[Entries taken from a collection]
*-*-*

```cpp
RT_DEV void tile_order_to_sample(const DevFrame &fr, unsigned w, unsigned &pixel, int &s) {
    const unsigned spp = unsigned(fr.spp), T = unsigned(fr.mega_tile);
    const unsigned W = unsigned(fr.x_end - fr.x_start), H = unsigned(fr.y_end - fr.y_start);
    const unsigned wp = w / spp; s = int(w - wp * spp);
    const unsigned row_px = W * T, ty = wp / row_px, rem = wp - ty * row_px;
    const unsigned h_t = min(T, H - ty * T), full = T * h_t, tiles_x = (W + T - 1u) / T;
    unsigned tx = rem / full; tx = tx < tiles_x ? tx : tiles_x - 1u;
    const unsigned rem2 = rem - tx * full, w_t = min(T, W - tx * T);
    const unsigned qy = rem2 / w_t, qx = rem2 - qy * w_t;
    pixel = (ty * T + qy) * W + tx * T + qx;
}

RT_DEV void setup_sample(const DevScene &sc, const DevFrame &fr, Lane &ln, unsigned long long pixel, int s, Ray &ray) {
    const int w = fr.x_end - fr.x_start;
    int px, py;
    if (fr.total_pixels <= 0xffffffffull) { const unsigned row = unsigned(pixel) / unsigned(w); px = fr.x_start + int(unsigned(pixel) - row * unsigned(w)); py = fr.y_start + int(row); }
    else { px = fr.x_start + int(pixel % w); py = fr.y_start + int(pixel / w); }
    const uint32_t n0 = uint32_t(pixel * fr.spp);
    ln.sample_index = n0 + uint32_t(s);
    ln.rng.base = rng_base(ln.sample_index, fr.seed);
    float lu = 0.5f, lv = 0.5f;
    const bool need_lens = sc.cam.lens_radius > 0.f;
    if (fr.sampler == RT_SAMPLER_STRATIFIED) {
        const uint32_t pix_base = (pixel == 0) ? rng_base(0xFFFFFFFFu, fr.seed) : rng_base(n0, fr.seed);
        ln.dim_base = (s == 0 && pixel != 0) ? fr.pixgen_draws : 0u;
        stratified_camera_sample(fr, uint32_t(pixel), s, px, py, pix_base, ln.image_x, ln.image_y, lu, lv, need_lens);
    } else if (fr.sampler == RT_SAMPLER_RANDOM) {
        const uint32_t pix_base = (pixel == 0) ? rng_base(0xFFFFFFFFu, fr.seed) : rng_base(n0, fr.seed);
        ln.dim_base = (s == 0 && pixel != 0) ? fr.pixgen_draws : 0u;
        ln.image_x = rng_f32(pix_base, 2 * s); ln.image_y = rng_f32(pix_base, 2 * s + 1);
        ln.image_x += px; ln.image_y += py;
        if (need_lens) { lu = rng_f32(pix_base, 2 * fr.spp + 2 * s); lv = rng_f32(pix_base, 2 * fr.spp + 2 * s + 1); }
    } else {
        const uint32_t pix_base = rng_base(n0, fr.seed);
        const uint32_t P = uint32_t(fr.spp);
        ln.dim_base = (s == 0) ? fr.pixgen_draws : 0u;
        const int pos = shuffle_origin(pix_base, 2 + P, int(P), s);
        ln.image_x = px + van_der_corput(uint32_t(pos), rng_u32(pix_base, 0));
        ln.image_y = py + sobol2(uint32_t(pos), rng_u32(pix_base, 1));
        if (need_lens) {
            const uint32_t lb = 2 + 2 * P;
            const int lp = shuffle_origin(pix_base, lb + 2 + P, int(P), s);
            lu = van_der_corput(uint32_t(lp), rng_u32(pix_base, lb)); lv = sobol2(uint32_t(lp), rng_u32(pix_base, lb + 1));
        }
    }
    ln.rng.ctr = ln.dim_base + ((fr.sampler == RT_SAMPLER_LOWDISCREPANCY) ? 0u : fr.lhs_total);
    ray = camera_ray(sc.cam, ln.image_x, ln.image_y, lu, lv);
    ln.image_x = (ln.image_x + 1.f) - 1.f; ln.image_y = (ln.image_y + 1.f) - 1.f;
}

RT_DEV float RT_G *frame_ptr(const DevFrame &fr, int frame, unsigned gtid) {
    return RT_GPTR(float, fr.frames) + (size_t(frame) * RT_FRAME_WORDS) * fr.n_threads + gtid;
}
template <bool EXT>
RT_DEV void frame_push(const DevFrame &fr, Lane &ln, unsigned gtid, V3 f, float absdot, int after) {
    float RT_G *q = frame_ptr(fr, ln.fsp, gtid); const size_t st = fr.n_threads;
    q[0 * st] = ln.L.x; q[1 * st] = ln.L.y; q[2 * st] = ln.L.z;
    q[3 * st] = f.x; q[4 * st] = f.y; q[5 * st] = f.z; q[6 * st] = absdot;
    q[7 * st] = __int_as_float(after); q[8 * st] = __int_as_float(ln.depth);
    q[9 * st] = ln.v.p.x; q[10 * st] = ln.v.p.y; q[11 * st] = ln.v.p.z;
    q[12 * st] = ln.v.nn.x; q[13 * st] = ln.v.nn.y; q[14 * st] = ln.v.nn.z;
    q[15 * st] = ln.v.sn.x; q[16 * st] = ln.v.sn.y; q[17 * st] = ln.v.sn.z;
    q[18 * st] = ln.v.wo.x; q[19 * st] = ln.v.wo.y; q[20 * st] = ln.v.wo.z;
    q[21 * st] = __int_as_float(ln.v.mat);
    if (EXT) { q[22 * st] = ln.v.ng.x; q[23 * st] = ln.v.ng.y; q[24 * st] = ln.v.ng.z; }
    ++ln.fsp;
}
template <bool EXT>
RT_DEV int frame_pop(const DevFrame &fr, Lane &ln, unsigned gtid, V3 child) {
    --ln.fsp;
    const float RT_G *q = frame_ptr(fr, ln.fsp, gtid); const size_t st = fr.n_threads;
    V3 Lp = mk3(q[0 * st], q[1 * st], q[2 * st]);
    V3 f = mk3(q[3 * st], q[4 * st], q[5 * st]);
    float absdot = q[6 * st];
    ln.L = Lp + (child * f) * absdot;
    int after = __float_as_int(q[7 * st]);
    ln.depth = __float_as_int(q[8 * st]);
    ln.v.p = mk3(q[9 * st], q[10 * st], q[11 * st]);
    ln.v.nn = mk3(q[12 * st], q[13 * st], q[14 * st]);
    ln.v.sn = mk3(q[15 * st], q[16 * st], q[17 * st]);
    ln.v.tn = cross3(ln.v.nn, ln.v.sn);
    ln.v.wo = mk3(q[18 * st], q[19 * st], q[20 * st]);
    ln.v.mat = __float_as_int(q[21 * st]);
    if (EXT) ln.v.ng = mk3(q[22 * st], q[23 * st], q[24 * st]);
    return after;
}

template <bool DEFER = false>
RT_DEV void launch_ray(Lane &ln, const DevScene &sc, V3 o, V3 d, float mint, float maxt, bool any, int next_stage) {
    Ray r; r.o = o; r.d = d; r.mint = mint; r.maxt = maxt;
    if (DEFER) { ln.tv.o = o; ln.tv.d = d; ln.tv.mint = mint; ln.tv.maxt = maxt; ln.tv.any = any; ln.tv.hit_prim = -1; ln.tv.b1 = 0.f; ln.tv.b2 = 0.f; }
    else if (sc.accel_kind == RT_ACCEL_GRID) grid_begin(ln.tv, sc, r, any); else trav_begin(ln.tv, sc, r, any);
    ln.has_ray = true;
    ln.stage = next_stage;
}

RT_DEV float RT_G *vol_ray_ptr(const DevFrame &fr, int level, unsigned gtid) { return RT_GPTR(float, fr.vol_rays) + size_t(level) * 8 * fr.n_threads + gtid; }
RT_DEV void vol_store_ray(const DevFrame &fr, int level, unsigned gtid, const Ray &r) {
    float RT_G *q = vol_ray_ptr(fr, level, gtid); const size_t st = fr.n_threads;
    q[0] = r.o.x; q[st] = r.o.y; q[2 * st] = r.o.z; q[3 * st] = r.d.x; q[4 * st] = r.d.y; q[5 * st] = r.d.z; q[6 * st] = r.mint; q[7 * st] = r.maxt;
}
RT_DEV Ray vol_load_ray(const DevFrame &fr, int level, unsigned gtid) {
    const float RT_G *q = vol_ray_ptr(fr, level, gtid); const size_t st = fr.n_threads;
    Ray r; r.o = mk3(q[0], q[st], q[2 * st]); r.d = mk3(q[3 * st], q[4 * st], q[5 * st]); r.mint = q[6 * st]; r.maxt = q[7 * st];
    return r;
}
RT_DEV bool vol_intersect(const RtVolume &v, V3 o, V3 d, float mint, float maxt, float &t0, float &t1) {
    const V3 vo = xform_point(v.world_to_volume, o), vd = xform_vector(v.world_to_volume, d);
    float a = mint, b = maxt; bool ok = true;
#pragma unroll
    for (int i = 0; i < 3; ++i) {
        float invRayDir = 1.f / comp(vd, i);
        float tNear = (v.p0[i] - comp(vo, i)) * invRayDir, tFar = (v.p1[i] - comp(vo, i)) * invRayDir;
        if (tNear > tFar) { float tmp = tNear; tNear = tFar; tFar = tmp; }
        a = tNear > a ? tNear : a; b = tFar < b ? tFar : b;
        if (a > b) ok = false;
    }
    t0 = a; t1 = b; return ok;
}
RT_DEV bool vol_inside(const RtVolume &v, V3 p) {
    const V3 q = xform_point(v.world_to_volume, p);
    return q.x >= v.p0[0] && q.x <= v.p1[0] && q.y >= v.p0[1] && q.y <= v.p1[1] && q.z >= v.p0[2] && q.z <= v.p1[2];
}
RT_DEV V3 vol_transmittance(const RtVolume &v, V3 o, V3 d, float mint, float maxt) {
    float t0, t1;
    if (!vol_intersect(v, o, d, mint, maxt, t0, t1)) return mk3(1.f);
    const float dist = len3((o + d * t0) - (o + d * t1));
    const V3 tau = (mat_color(v.sigma_a) + mat_color(v.sigma_s)) * dist;
    return mk3(expf(-tau.x), expf(-tau.y), expf(-tau.z));
}
RT_DEV float lerp_ref(float t, float v1, float v2) { return (1.f - t) * v1 + t * v2; }
RT_DEV int clamp_ref(int v, int lo, int hi) { return v < lo ? lo : (v > hi ? hi : v); }
RT_DEV float density_at(const DevScene &sc, V3 q) {
    const RtVolume &v = sc.vol;
    if (!(q.x >= v.p0[0] && q.x <= v.p1[0] && q.y >= v.p0[1] && q.y <= v.p1[1] && q.z >= v.p0[2] && q.z <= v.p1[2])) return 0.f;
    if (sc.dens_kind == RT_DENSITY_EXPONENTIAL) {
        const float height = (q.x - v.p0[0]) * sc.dens_up[0] + (q.y - v.p0[1]) * sc.dens_up[1] + (q.z - v.p0[2]) * sc.dens_up[2];
        return sc.dens_a * expf(-sc.dens_b * height);
// ... 316 lines not shown
        return;
    }
    if constexpr (STAGE == ST_DIRECT_NEXT) {
        const int nLights = int(sc.n_lights);
        if constexpr (WEIGHTED) {
            if (nLights == 0) { ln.stage = ST_SPECULAR; return; }
            if (fr.weighted_phase == 1) { ++ln.ord; ln.stage = ST_SPECULAR; return; }
            if (fr.weighted_phase == 3 && ln.li > 0) { ln.stage = ST_SPECULAR; return; }
            if (fr.weighted_phase == 2 && fr.wt_mixed) {
                if (ln.li == 0 && ln.lj == 0) { ln.ctr0 = ln.rng.ctr; ln.wt_w = __uint_as_float(1u); }
                if (ln.li >= nLights) { ++ln.ord; ln.rng.ctr = ln.ctr0; ln.lj = 0; ln.stage = ST_SPECULAR; return; }
                ln.rng.ctr = ln.ctr0 + uint32_t(ln.lj);
            } else if (fr.weighted_phase == 2) {
                if (ln.li == 0) ln.ctr0 = ln.rng.ctr;
                if (ln.li >= nLights) { ++ln.ord; ln.stage = ST_SPECULAR; return; }
                ln.rng.ctr = ln.ctr0;
            }
            const float ls1 = dim_value(fr, ln, fr.two_d[0], 0, 0), ls2 = dim_value(fr, ln, fr.two_d[0], 0, 1);
            ln.bs1 = dim_value(fr, ln, fr.two_d[1], 0, 0); ln.bs2 = dim_value(fr, ln, fr.two_d[1], 0, 1);
            ln.bcs = dim_value(fr, ln, fr.one_d[1], 0, 0);
            if (fr.weighted_phase == 2) {
                if (ln.li == 0 && ln.lj == 0) RT_GPTR(float, fr.wt_rec)[weighted_record(fr, ln, nLights)] = dim_value(fr, ln, fr.one_d[0], 0, 0);
                estimate_direct_begin<EXT, DEFER>(sc, ln, ln.li, ls1, ls2);
            } else {
                const float2 pick = RT_GPTR(const float2, fr.wt_pick)[ln.ord++];
                ln.li = 1; ln.wt_w = pick.y;
                estimate_direct_begin<EXT, DEFER>(sc, ln, __float_as_int(pick.x), ls1, ls2);
            }
            return;
        }
        if (INTEG == RT_INTEGRATOR_PATH || (INTEG == RT_INTEGRATOR_DIRECT && fr.strategy == RT_STRATEGY_ONE)) {
            if (nLights == 0 || ln.li > 0) { ln.stage = (INTEG == RT_INTEGRATOR_PATH) ? ST_BOUNCE : ST_SPECULAR; return; }
            ln.li = 1;
            const int k = (INTEG == RT_INTEGRATOR_PATH) ? ln.depth : 0;
            const bool from_sampler = (INTEG == RT_INTEGRATOR_DIRECT) || k < 3;
            float un, ls1, ls2;
            if (from_sampler) {
                const int i1 = (INTEG == RT_INTEGRATOR_PATH) ? 3 * k : 0;
                const int i2 = (INTEG == RT_INTEGRATOR_PATH) ? 3 * k : 0;
                un = dim_value(fr, ln, fr.one_d[i1], 0, 0);
                ls1 = dim_value(fr, ln, fr.two_d[i2], 0, 0); ls2 = dim_value(fr, ln, fr.two_d[i2], 0, 1);
                ln.bs1 = dim_value(fr, ln, fr.two_d[i2 + 1], 0, 0); ln.bs2 = dim_value(fr, ln, fr.two_d[i2 + 1], 0, 1);
                ln.bcs = dim_value(fr, ln, fr.one_d[i1 + 1], 0, 0);
            } else {
                un = ln.rng.next_float();
                ls1 = ln.rng.next_float(); ls2 = ln.rng.next_float();
                ln.bs1 = ln.rng.next_float(); ln.bs2 = ln.rng.next_float(); ln.bcs = ln.rng.next_float();
            }
            int lightNum = min(int(floorf(un * nLights)), nLights - 1);
            estimate_direct_begin<EXT, DEFER>(sc, ln, lightNum, ls1, ls2);
            return;
        }
        if (INTEG == RT_INTEGRATOR_DIRECT) {
            if (ln.li >= nLights) { ln.L = ln.L + ln.L_all; ln.stage = ST_SPECULAR; return; }
            const DimReq RT_G *ld = RT_GPTR(const DimReq, fr.light_dims) + 3 * ln.li;
            const DimReq rl = ld[0], rb = ld[1], rc = ld[2];
            if (ln.lj == 0) ln.Ld_light = mk3(0.f);
            const float ls1 = dim_value(fr, ln, rl, ln.lj, 0), ls2 = dim_value(fr, ln, rl, ln.lj, 1);
            ln.bs1 = dim_value(fr, ln, rb, ln.lj, 0); ln.bs2 = dim_value(fr, ln, rb, ln.lj, 1);
            ln.bcs = dim_value(fr, ln, rc, ln.lj, 0);
            estimate_direct_begin<EXT, DEFER>(sc, ln, ln.li, ls1, ls2);
            return;
        }
        if (ln.li >= nLights) { ln.stage = ST_SPECULAR; return; }
        {
            LightRef Lt = RT_LIGHT(sc, ln.li);
            MatRef m = RT_MAT(sc, ln.v.mat);
            const int cur = ln.li++;
            V3 wi, Li, sd; float smax;
            if (light_is_delta<EXT>(Lt)) Li = delta_light_sample(Lt, ln.v.p, wi, sd, smax);
            else if constexpr (EXT) {
                if (light_is_infinite<EXT>(Lt)) {
                    float u2 = ln.rng.next_float();
                    float u1 = ln.rng.next_float();
                    float pdf; wi = infinite_sample_sphere(u1, u2, pdf);
                    Li = (pdf == 0.f) ? mk3(0.f) : div_s(mat_color(Lt.color), pdf);
                    sd = wi; smax = RT_INF;
                } else {
                    float u2 = ln.rng.next_float();
                    float u1 = ln.rng.next_float();
                    V3 ns; V3 ps = area_sample_point<EXT>(sc, Lt, ln.v.p, u1, u2, ln.rng, ns);
                    wi = normalize3(ps - ln.v.p);
                    float pdf = area_light_pdf<EXT>(sc, Lt, ln.v.p, wi);
                    Li = (pdf == 0.f) ? mk3(0.f) : div_s(area_L(Lt, ns, -wi), pdf);
                    sd = ps - ln.v.p; smax = 1.f - RT_RAY_EPSILON;
                }
            } else {
                float u2 = ln.rng.next_float();
                float u1 = ln.rng.next_float();
                V3 ns; V3 ps = area_sample_point<EXT>(sc, Lt, ln.v.p, u1, u2, ln.rng, ns);
                wi = normalize3(ps - ln.v.p);
                float pdf = area_light_pdf<EXT>(sc, Lt, ln.v.p, wi);
                Li = (pdf == 0.f) ? mk3(0.f) : div_s(area_L(Lt, ns, -wi), pdf);
                sd = ps - ln.v.p; smax = 1.f - RT_RAY_EPSILON;
            }
            (void)cur;
            if (is_black(Li)) return;
            V3 f = bsdf_f<EXT>(m, ln.v, ln.v.wo, wi);
            if (is_black(f)) return;
            ln.pend = (f * Li) * absdot3(wi, ln.v.nn);
            launch_ray<DEFER>(ln, sc, ln.v.p, sd, RT_RAY_EPSILON, smax, true, ST_SHADOW_DONE);
        }
        return;
    }
    if constexpr (STAGE == ST_SHADOW_DONE) {
        if (COUNT) ++*c_any;
        const bool occluded = ln.tv.hit_prim >= 0;
// ... 12 lines not shown
    }
    if constexpr (STAGE == ST_MIS_DONE) {
        if (COUNT) ++*c_closest;
        if (ln.tv.hit_prim >= 0) {
            V3 nh; int light;
            prim_normal_light<EXT>(sc, ln.tv, nh, light);
            if (light == ln.cur_light) {
                if (dot3(nh, -ln.tv.d) > 0)
                    ln.Ld = ln.Ld + ln.pend * scene_transmittance<VOL, EXT>(sc, fr, ln, ln.tv.o, ln.tv.d, ln.tv.mint, ln.tv.maxt);
            }
        } else if (EXT) {
            LightRef Lt = RT_LIGHT(sc, ln.cur_light);
            if (Lt.type == RT_LIGHT_INFINITE && !is_black(mat_color(Lt.color)))
                ln.Ld = ln.Ld + ln.pend * scene_transmittance<VOL, EXT>(sc, fr, ln, ln.tv.o, ln.tv.d, ln.tv.mint, ln.tv.maxt);
        }
        ln.stage = ST_ED_DONE;
        return;
    }
    if constexpr (STAGE == ST_ED_DONE) {
        const int nLights = int(sc.n_lights);
        if constexpr (WEIGHTED) {
            if (fr.weighted_phase == 2) {
                const unsigned at = fr.wt_mixed ? __float_as_uint(ln.wt_w) : 1u + 2u * unsigned(ln.li);
                float RT_G *rec = RT_GPTR(float, fr.wt_rec) + weighted_record(fr, ln, nLights) + at;
                rec[0] = lum_y(ln.Ld);
                rec[1] = lum_y(ln.Ld * float(nLights));
                if (fr.wt_mixed) {
                    ln.wt_w = __uint_as_float(at + 2u);
                    const unsigned j = ln.ord - RT_GPTR(const unsigned, fr.wt_base)[ln.work];
                    if (light_draws_rng(RT_LIGHT(sc, ln.li)) && unsigned(ln.lj) < j) ++ln.lj; else { ln.lj = 0; ++ln.li; }
                } else ++ln.li;
                ln.stage = ST_DIRECT_NEXT;
            } else {
                if (ln.wt_w == 0.f) ln.L = ln.L + ln.Ld * float(nLights);
                else ln.L = ln.L + div_s(ln.Ld, ln.wt_w);
                ln.stage = ST_SPECULAR;
            }
            return;
        }
        if (INTEG == RT_INTEGRATOR_PATH) {
            ln.L = ln.L + ln.thr * (ln.Ld * float(nLights));
            ln.stage = ST_BOUNCE;
        } else if (fr.strategy == RT_STRATEGY_ONE) {
            ln.L = ln.L + ln.Ld * float(nLights);
            ln.stage = ST_SPECULAR;
        } else {
            ln.Ld_light = ln.Ld_light + ln.Ld;
            const int ns = RT_GPTR(const DimReq, fr.light_dims)[3 * ln.li].n;
            if (++ln.lj >= ns) {
                ln.L_all = ln.L_all + ln.Ld_light * (1.f / float(ns));
                ln.lj = 0; ++ln.li;
            }
            ln.stage = ST_DIRECT_NEXT;
        }
        return;
    }
    if constexpr (STAGE == ST_BOUNCE) {
        MatRef m = RT_MAT(sc, ln.v.mat);
        const int k = ln.depth;
        float bs1, bs2, bcs;
        if (k < 3) {
            bs1 = dim_value(fr, ln, fr.two_d[3 * k + 2], 0, 0); bs2 = dim_value(fr, ln, fr.two_d[3 * k + 2], 0, 1);
            bcs = dim_value(fr, ln, fr.one_d[3 * k + 2], 0, 0);
        } else { bs1 = ln.rng.next_float(); bs2 = ln.rng.next_float(); bcs = ln.rng.next_float(); }
        V3 wi; float pdf; int flags;
        V3 f = bsdf_sample_f<EXT>(m, ln.v, ln.v.wo, wi, bs1, bs2, bcs, pdf, BX_ALL, flags);
        if (is_black(f) || pdf == 0.f) { ln.stage = ST_RETURN; return; }
        ln.specular = (flags & BX_SPECULAR) != 0;
        ln.thr = ln.thr * div_s(f * absdot3(wi, ln.v.nn), pdf);
        if (k > 3) {
            if (ln.rng.next_float() > .5f) { ln.stage = ST_RETURN; return; }
            ln.thr = div_s(ln.thr, .5f);
        }
        if (k == fr.max_depth) { ln.stage = ST_RETURN; return; }
        ++ln.depth;
        launch_ray<DEFER>(ln, sc, ln.v.p, wi, RT_RAY_EPSILON, RT_INF, false, ST_VERTEX);
        return;
    }
    if constexpr (STAGE == ST_SPECULAR) {
        if (!(ln.depth < fr.max_depth)) { ln.stage = ST_RETURN; return; }
        MatRef m = RT_MAT(sc, ln.v.mat);
        float u3 = ln.rng.next_float(), u2 = ln.rng.next_float(), u1 = ln.rng.next_float();
        V3 wi; float pdf; int flags;
        V3 f = bsdf_sample_f<EXT>(m, ln.v, ln.v.wo, wi, u1, u2, u3, pdf, BX_REFLECTION | BX_SPECULAR, flags);
        if (!is_black(f) && pdf > 0.f) f = div_s(f, pdf);
        const float ad = absdot3(wi, ln.v.nn);
        if (!is_black(f) && ad > 0.f) {
            frame_push<EXT>(fr, ln, gtid, f, ad, ST_SPEC_TRANS);
            ++ln.depth;
            launch_ray<DEFER>(ln, sc, ln.v.p, wi, RT_RAY_EPSILON, RT_INF, false, ST_VERTEX);
            if (VOL) { Ray cr; cr.o = ln.v.p; cr.d = wi; cr.mint = RT_RAY_EPSILON; cr.maxt = RT_INF; vol_store_ray(fr, ln.fsp, gtid, cr); }
            return;
        }
        ln.stage = ST_SPEC_TRANS;
        return;
    }
    if constexpr (STAGE == ST_SPEC_TRANS) {
        MatRef m = RT_MAT(sc, ln.v.mat);
        float u3 = ln.rng.next_float(), u2 = ln.rng.next_float(), u1 = ln.rng.next_float();
        V3 wi; float pdf; int flags;
        V3 f = bsdf_sample_f<EXT>(m, ln.v, ln.v.wo, wi, u1, u2, u3, pdf, BX_TRANSMISSION | BX_SPECULAR, flags);
        if (!is_black(f) && pdf > 0.f) f = div_s(f, pdf);
        const float ad = absdot3(wi, ln.v.nn);
        if (!is_black(f) && ad > 0.f) {
            frame_push<EXT>(fr, ln, gtid, f, ad, ST_RETURN);
            ++ln.depth;
// ... 172 lines not shown
```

*-*-*

**YOUR GOAL**
Among the entries, copy every line containing the word "expf".

**RESPONSE AREA**
    return mk3(expf(-tau.x), expf(-tau.y), expf(-tau.z));
        return sc.dens_a * expf(-sc.dens_b * height);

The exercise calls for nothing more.